(Work order):
All lines below containing "include" are to be listed.

Start of Given entries

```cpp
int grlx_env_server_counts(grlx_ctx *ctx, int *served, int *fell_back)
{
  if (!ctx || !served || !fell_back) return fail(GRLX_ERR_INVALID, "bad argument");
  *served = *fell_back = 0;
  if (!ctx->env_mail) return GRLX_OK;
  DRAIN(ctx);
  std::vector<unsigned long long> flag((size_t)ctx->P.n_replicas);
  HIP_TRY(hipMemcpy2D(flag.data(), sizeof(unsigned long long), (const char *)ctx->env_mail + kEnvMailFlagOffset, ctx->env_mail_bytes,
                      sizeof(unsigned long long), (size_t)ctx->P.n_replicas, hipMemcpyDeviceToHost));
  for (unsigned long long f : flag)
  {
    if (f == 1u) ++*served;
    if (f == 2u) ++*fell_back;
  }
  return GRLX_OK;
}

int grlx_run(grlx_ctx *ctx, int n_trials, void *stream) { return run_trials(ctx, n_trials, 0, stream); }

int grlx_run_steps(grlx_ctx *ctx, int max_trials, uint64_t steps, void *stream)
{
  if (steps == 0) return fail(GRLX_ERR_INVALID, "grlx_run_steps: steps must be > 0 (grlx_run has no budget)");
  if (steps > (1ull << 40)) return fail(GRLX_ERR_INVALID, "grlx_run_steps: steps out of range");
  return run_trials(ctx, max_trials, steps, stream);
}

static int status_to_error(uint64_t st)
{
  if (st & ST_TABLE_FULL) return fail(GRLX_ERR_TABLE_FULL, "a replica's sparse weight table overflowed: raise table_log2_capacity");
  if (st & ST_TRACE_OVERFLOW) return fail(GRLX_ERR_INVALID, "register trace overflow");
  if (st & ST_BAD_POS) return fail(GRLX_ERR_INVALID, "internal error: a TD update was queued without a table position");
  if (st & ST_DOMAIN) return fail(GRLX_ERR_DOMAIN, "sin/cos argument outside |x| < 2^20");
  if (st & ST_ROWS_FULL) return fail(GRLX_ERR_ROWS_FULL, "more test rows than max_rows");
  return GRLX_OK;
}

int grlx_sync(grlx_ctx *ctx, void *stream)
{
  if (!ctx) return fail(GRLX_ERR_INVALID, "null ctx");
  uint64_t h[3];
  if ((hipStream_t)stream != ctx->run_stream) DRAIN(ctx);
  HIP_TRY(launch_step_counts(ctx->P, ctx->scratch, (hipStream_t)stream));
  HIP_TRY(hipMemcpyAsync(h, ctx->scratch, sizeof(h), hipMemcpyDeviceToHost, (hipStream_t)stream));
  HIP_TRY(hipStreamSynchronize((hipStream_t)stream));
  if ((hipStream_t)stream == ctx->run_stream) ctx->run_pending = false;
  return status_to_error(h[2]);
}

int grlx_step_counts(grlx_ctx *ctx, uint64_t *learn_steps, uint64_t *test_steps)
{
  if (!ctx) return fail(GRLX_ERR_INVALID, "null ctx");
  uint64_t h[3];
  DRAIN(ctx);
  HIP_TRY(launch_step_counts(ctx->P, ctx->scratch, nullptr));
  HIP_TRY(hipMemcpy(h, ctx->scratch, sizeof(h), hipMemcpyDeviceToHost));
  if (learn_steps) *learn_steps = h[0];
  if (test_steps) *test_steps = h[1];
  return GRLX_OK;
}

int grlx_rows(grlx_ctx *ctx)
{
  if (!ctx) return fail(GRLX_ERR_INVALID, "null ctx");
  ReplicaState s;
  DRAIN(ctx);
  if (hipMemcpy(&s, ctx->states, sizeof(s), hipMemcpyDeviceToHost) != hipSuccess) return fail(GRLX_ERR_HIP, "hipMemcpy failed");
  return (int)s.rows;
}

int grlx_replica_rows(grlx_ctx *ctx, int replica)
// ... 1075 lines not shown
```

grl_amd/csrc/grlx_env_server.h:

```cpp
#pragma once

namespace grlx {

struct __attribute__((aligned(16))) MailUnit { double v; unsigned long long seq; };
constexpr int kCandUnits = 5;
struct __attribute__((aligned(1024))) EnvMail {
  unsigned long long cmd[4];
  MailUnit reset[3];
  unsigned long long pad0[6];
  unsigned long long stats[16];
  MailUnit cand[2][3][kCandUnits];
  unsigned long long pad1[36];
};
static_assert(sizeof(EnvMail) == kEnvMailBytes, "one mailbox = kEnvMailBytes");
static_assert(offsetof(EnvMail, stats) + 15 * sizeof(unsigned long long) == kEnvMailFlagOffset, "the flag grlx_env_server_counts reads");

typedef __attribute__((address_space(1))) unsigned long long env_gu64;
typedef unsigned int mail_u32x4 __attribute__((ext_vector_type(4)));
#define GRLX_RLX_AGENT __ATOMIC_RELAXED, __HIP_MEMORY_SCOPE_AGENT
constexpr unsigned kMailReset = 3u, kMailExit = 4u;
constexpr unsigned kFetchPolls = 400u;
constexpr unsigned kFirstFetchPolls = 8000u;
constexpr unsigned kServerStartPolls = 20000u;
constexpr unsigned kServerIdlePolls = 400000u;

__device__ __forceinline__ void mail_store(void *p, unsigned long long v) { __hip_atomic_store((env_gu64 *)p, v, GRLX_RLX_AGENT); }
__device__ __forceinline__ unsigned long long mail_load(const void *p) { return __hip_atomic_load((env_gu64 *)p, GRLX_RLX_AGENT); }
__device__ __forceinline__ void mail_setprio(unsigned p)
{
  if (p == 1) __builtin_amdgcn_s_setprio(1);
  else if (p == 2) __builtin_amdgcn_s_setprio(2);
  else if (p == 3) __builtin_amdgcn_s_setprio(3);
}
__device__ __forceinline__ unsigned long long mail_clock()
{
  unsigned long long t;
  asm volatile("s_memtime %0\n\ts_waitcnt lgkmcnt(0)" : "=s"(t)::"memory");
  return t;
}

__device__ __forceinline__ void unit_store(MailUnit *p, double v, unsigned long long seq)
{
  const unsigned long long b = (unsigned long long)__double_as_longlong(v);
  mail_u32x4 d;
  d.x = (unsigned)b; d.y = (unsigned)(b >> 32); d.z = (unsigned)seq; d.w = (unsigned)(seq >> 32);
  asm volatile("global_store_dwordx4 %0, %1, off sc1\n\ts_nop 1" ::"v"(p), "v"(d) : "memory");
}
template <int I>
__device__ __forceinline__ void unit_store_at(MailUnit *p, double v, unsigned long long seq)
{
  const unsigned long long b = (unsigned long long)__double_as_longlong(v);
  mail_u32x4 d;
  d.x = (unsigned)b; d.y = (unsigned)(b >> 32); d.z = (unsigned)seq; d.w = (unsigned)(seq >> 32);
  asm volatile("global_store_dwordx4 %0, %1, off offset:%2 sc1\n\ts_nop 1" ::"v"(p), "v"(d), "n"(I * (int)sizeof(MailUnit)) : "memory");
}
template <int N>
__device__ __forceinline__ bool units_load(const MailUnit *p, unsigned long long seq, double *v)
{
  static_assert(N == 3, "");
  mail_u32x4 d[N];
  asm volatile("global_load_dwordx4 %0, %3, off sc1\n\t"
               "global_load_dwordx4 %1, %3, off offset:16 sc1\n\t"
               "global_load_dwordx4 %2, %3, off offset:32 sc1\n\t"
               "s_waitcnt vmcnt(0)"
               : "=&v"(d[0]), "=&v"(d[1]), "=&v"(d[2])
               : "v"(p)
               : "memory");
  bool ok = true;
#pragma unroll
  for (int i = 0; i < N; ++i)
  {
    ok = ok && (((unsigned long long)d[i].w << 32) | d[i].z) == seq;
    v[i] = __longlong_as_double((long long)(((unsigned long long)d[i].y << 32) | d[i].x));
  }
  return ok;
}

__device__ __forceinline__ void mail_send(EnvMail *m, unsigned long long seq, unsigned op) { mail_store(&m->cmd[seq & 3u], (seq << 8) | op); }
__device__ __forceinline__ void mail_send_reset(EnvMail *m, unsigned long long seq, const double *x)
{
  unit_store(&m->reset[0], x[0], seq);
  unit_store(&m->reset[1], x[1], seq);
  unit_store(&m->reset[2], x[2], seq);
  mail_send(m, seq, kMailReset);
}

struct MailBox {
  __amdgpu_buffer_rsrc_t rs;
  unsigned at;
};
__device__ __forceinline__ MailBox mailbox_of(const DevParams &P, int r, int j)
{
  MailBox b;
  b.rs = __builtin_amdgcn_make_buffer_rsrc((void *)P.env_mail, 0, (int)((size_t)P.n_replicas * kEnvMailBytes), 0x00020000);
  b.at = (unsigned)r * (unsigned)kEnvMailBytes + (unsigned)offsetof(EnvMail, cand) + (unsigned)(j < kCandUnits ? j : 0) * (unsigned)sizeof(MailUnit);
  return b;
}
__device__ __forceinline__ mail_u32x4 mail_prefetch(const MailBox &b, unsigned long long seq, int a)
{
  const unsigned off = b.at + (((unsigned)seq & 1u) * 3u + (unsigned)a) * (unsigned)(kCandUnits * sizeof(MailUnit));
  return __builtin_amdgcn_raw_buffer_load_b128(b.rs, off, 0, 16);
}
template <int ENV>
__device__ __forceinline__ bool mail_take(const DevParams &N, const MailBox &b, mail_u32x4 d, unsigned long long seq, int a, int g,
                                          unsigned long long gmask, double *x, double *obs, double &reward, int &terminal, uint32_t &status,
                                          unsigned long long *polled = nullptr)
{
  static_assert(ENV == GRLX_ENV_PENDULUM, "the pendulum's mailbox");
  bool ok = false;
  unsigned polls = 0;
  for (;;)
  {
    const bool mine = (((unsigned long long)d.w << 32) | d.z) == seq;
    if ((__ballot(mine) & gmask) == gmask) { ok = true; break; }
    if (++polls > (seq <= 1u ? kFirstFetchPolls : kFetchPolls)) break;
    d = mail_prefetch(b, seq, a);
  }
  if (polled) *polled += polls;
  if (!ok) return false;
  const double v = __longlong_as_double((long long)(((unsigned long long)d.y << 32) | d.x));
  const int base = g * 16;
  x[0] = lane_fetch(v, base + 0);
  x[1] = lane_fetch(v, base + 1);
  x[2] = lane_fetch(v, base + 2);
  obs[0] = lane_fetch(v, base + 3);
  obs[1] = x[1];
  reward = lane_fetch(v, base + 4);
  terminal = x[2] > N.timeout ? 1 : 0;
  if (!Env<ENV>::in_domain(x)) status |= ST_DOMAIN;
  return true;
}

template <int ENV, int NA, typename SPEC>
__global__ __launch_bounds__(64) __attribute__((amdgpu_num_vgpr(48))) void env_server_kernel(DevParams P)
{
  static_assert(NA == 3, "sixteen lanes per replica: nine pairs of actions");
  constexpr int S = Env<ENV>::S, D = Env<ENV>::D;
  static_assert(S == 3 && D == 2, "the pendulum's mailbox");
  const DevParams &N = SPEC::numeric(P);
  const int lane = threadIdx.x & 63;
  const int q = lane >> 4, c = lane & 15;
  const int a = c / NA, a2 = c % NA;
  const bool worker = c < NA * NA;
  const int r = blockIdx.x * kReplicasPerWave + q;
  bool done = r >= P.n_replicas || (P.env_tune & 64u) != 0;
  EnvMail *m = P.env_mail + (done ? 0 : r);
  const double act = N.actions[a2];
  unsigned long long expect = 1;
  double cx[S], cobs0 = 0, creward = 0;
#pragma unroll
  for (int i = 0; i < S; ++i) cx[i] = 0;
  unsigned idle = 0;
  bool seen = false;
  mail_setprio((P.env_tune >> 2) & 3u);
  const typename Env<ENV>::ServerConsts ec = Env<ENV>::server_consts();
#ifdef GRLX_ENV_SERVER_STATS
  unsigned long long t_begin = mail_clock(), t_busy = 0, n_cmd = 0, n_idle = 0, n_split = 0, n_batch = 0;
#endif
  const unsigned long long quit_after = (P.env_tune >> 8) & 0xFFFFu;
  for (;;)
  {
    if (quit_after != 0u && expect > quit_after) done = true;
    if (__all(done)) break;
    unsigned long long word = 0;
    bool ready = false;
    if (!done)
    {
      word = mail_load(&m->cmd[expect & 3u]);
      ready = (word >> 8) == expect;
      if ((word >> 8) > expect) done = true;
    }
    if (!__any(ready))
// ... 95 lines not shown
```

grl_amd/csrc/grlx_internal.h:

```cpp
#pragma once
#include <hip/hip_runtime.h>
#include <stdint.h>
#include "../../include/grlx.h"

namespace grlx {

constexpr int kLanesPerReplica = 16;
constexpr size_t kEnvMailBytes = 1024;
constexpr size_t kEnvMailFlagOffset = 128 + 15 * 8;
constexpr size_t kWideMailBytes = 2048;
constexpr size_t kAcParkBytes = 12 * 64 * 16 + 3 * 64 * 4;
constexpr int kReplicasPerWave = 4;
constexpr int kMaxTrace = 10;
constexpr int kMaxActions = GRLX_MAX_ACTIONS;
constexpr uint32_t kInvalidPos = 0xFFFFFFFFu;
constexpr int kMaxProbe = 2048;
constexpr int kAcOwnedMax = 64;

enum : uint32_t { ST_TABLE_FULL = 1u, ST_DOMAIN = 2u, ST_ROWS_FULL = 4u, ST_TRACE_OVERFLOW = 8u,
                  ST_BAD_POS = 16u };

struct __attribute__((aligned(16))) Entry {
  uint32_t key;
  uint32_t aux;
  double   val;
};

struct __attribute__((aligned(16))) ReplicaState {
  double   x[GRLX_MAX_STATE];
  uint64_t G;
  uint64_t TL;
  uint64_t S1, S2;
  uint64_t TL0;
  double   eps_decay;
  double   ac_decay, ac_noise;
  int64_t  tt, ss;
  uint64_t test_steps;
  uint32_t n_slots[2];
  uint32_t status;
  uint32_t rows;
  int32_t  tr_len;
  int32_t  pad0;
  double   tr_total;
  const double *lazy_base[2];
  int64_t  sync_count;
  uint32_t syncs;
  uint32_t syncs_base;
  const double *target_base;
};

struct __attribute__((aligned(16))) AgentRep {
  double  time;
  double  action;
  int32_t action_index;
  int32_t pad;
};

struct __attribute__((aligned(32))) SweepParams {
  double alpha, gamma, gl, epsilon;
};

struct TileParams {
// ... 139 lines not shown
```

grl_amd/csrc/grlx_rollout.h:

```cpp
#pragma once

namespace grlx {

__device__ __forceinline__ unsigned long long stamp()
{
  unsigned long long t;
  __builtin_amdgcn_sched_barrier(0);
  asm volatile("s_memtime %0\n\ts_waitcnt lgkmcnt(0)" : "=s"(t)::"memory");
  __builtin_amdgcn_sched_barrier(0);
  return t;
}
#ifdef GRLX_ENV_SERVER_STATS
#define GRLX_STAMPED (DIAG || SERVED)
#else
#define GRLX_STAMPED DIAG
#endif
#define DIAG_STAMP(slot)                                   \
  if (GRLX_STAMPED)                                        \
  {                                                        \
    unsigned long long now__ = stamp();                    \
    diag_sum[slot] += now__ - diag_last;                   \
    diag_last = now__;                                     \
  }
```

End of Given entries
Start of Given entries

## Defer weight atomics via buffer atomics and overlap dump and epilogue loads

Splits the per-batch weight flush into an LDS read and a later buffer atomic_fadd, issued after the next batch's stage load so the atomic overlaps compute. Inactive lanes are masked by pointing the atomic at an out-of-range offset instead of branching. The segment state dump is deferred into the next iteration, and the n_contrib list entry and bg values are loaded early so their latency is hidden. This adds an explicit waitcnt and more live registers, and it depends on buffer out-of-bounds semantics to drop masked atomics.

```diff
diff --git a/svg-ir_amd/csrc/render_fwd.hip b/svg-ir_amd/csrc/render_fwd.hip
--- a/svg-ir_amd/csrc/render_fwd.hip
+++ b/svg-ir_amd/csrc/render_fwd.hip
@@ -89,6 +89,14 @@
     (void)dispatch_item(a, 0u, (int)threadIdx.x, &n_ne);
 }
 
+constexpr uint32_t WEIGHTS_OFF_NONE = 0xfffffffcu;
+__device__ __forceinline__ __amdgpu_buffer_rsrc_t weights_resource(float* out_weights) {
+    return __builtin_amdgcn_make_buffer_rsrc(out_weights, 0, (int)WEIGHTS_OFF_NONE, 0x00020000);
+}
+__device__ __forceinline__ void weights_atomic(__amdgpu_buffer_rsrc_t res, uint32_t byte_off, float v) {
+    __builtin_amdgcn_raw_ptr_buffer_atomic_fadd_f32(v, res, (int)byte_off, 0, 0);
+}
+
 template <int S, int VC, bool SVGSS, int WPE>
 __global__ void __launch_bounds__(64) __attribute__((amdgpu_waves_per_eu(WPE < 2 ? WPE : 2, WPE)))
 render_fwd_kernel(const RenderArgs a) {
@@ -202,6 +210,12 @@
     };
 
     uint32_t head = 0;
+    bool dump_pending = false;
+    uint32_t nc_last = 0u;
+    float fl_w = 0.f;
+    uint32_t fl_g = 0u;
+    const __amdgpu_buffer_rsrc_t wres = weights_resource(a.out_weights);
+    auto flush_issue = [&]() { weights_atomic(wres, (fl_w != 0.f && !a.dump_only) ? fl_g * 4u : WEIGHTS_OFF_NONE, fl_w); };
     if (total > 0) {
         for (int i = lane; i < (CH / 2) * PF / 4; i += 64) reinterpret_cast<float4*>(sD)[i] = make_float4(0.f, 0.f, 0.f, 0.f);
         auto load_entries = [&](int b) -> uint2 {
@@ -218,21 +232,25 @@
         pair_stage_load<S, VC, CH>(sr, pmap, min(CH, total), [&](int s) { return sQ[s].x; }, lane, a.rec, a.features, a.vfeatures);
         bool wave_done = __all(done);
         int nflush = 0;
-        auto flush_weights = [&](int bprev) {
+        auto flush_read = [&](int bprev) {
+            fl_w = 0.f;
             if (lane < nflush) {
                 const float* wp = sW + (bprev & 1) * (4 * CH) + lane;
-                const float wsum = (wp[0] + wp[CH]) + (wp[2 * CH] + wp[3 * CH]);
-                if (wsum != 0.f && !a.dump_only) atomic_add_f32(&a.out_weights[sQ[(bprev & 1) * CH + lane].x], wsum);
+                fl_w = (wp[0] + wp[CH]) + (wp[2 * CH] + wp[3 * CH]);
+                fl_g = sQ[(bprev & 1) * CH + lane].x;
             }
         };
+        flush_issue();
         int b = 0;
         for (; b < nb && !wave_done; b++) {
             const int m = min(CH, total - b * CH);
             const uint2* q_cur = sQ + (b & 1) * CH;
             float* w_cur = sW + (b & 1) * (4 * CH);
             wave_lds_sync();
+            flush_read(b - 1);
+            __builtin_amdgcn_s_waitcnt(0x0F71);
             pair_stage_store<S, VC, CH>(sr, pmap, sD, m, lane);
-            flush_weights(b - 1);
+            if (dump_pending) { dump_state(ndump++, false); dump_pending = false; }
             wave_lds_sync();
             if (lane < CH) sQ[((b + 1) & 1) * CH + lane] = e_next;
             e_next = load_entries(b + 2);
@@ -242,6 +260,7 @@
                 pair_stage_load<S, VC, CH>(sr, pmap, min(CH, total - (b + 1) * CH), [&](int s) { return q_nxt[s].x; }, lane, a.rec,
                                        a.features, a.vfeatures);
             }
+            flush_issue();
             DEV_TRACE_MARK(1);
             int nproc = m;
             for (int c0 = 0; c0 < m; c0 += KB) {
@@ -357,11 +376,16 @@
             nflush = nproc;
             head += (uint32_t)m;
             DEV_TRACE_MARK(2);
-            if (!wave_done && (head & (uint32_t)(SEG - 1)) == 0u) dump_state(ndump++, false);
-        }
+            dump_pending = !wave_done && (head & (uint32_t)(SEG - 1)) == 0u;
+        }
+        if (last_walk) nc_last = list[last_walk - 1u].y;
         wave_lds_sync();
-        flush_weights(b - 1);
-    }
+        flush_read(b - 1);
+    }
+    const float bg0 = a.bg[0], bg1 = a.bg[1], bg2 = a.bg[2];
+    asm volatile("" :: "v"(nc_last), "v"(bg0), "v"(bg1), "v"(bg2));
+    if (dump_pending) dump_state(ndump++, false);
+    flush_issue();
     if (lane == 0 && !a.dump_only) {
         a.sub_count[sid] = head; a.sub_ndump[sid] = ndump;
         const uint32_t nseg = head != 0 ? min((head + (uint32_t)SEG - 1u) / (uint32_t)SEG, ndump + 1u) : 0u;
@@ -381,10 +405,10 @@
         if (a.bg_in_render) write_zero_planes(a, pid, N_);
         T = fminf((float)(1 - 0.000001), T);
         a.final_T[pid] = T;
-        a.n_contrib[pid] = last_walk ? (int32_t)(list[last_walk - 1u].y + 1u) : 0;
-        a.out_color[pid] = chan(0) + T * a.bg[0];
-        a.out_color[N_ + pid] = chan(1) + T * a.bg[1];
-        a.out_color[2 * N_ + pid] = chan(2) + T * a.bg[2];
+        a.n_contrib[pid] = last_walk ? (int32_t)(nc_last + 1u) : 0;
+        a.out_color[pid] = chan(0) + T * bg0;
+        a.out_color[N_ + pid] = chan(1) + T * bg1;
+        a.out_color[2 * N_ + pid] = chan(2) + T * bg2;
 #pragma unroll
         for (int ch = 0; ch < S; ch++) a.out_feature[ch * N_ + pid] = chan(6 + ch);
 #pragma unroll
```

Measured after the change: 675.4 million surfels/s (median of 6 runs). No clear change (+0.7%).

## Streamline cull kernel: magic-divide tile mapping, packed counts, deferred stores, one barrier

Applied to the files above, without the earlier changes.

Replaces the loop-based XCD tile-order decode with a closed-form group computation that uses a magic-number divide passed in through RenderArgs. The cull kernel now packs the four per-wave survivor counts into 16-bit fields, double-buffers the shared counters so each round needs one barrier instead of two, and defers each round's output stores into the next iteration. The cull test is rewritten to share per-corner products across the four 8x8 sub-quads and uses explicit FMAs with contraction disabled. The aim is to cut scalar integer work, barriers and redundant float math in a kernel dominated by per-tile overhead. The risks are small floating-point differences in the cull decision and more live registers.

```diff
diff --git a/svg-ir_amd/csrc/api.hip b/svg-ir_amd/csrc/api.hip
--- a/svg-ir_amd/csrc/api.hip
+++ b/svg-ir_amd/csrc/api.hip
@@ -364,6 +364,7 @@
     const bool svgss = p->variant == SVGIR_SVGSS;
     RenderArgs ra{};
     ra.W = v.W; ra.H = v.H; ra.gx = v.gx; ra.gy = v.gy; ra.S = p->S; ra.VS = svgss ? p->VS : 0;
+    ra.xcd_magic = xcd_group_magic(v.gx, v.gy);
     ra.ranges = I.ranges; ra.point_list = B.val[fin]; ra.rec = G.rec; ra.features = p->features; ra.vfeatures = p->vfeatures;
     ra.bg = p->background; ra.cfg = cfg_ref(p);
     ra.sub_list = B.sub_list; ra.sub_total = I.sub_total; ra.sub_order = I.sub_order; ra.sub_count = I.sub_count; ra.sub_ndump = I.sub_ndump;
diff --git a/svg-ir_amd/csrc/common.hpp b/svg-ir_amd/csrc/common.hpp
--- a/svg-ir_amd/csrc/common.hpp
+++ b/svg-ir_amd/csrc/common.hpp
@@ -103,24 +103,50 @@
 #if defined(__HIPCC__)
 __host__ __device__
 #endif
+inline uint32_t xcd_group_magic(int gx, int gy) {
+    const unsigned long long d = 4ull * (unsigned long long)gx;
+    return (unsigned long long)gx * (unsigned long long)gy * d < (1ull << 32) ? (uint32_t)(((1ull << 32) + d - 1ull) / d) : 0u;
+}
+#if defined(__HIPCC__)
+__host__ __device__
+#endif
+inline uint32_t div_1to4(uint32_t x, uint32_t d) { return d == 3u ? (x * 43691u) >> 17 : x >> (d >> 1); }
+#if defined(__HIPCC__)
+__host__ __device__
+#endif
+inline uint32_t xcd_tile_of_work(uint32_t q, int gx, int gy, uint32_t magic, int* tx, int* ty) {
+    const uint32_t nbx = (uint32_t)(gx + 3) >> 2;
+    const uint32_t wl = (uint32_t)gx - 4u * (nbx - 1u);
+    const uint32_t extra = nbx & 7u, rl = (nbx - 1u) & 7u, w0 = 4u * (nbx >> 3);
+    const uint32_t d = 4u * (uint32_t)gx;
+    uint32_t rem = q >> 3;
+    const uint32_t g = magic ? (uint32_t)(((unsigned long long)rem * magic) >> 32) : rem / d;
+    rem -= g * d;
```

End of Given entries

(Exercise result):
#include <hip/hip_runtime.h>
#include <stdint.h>
#include "../../include/grlx.h"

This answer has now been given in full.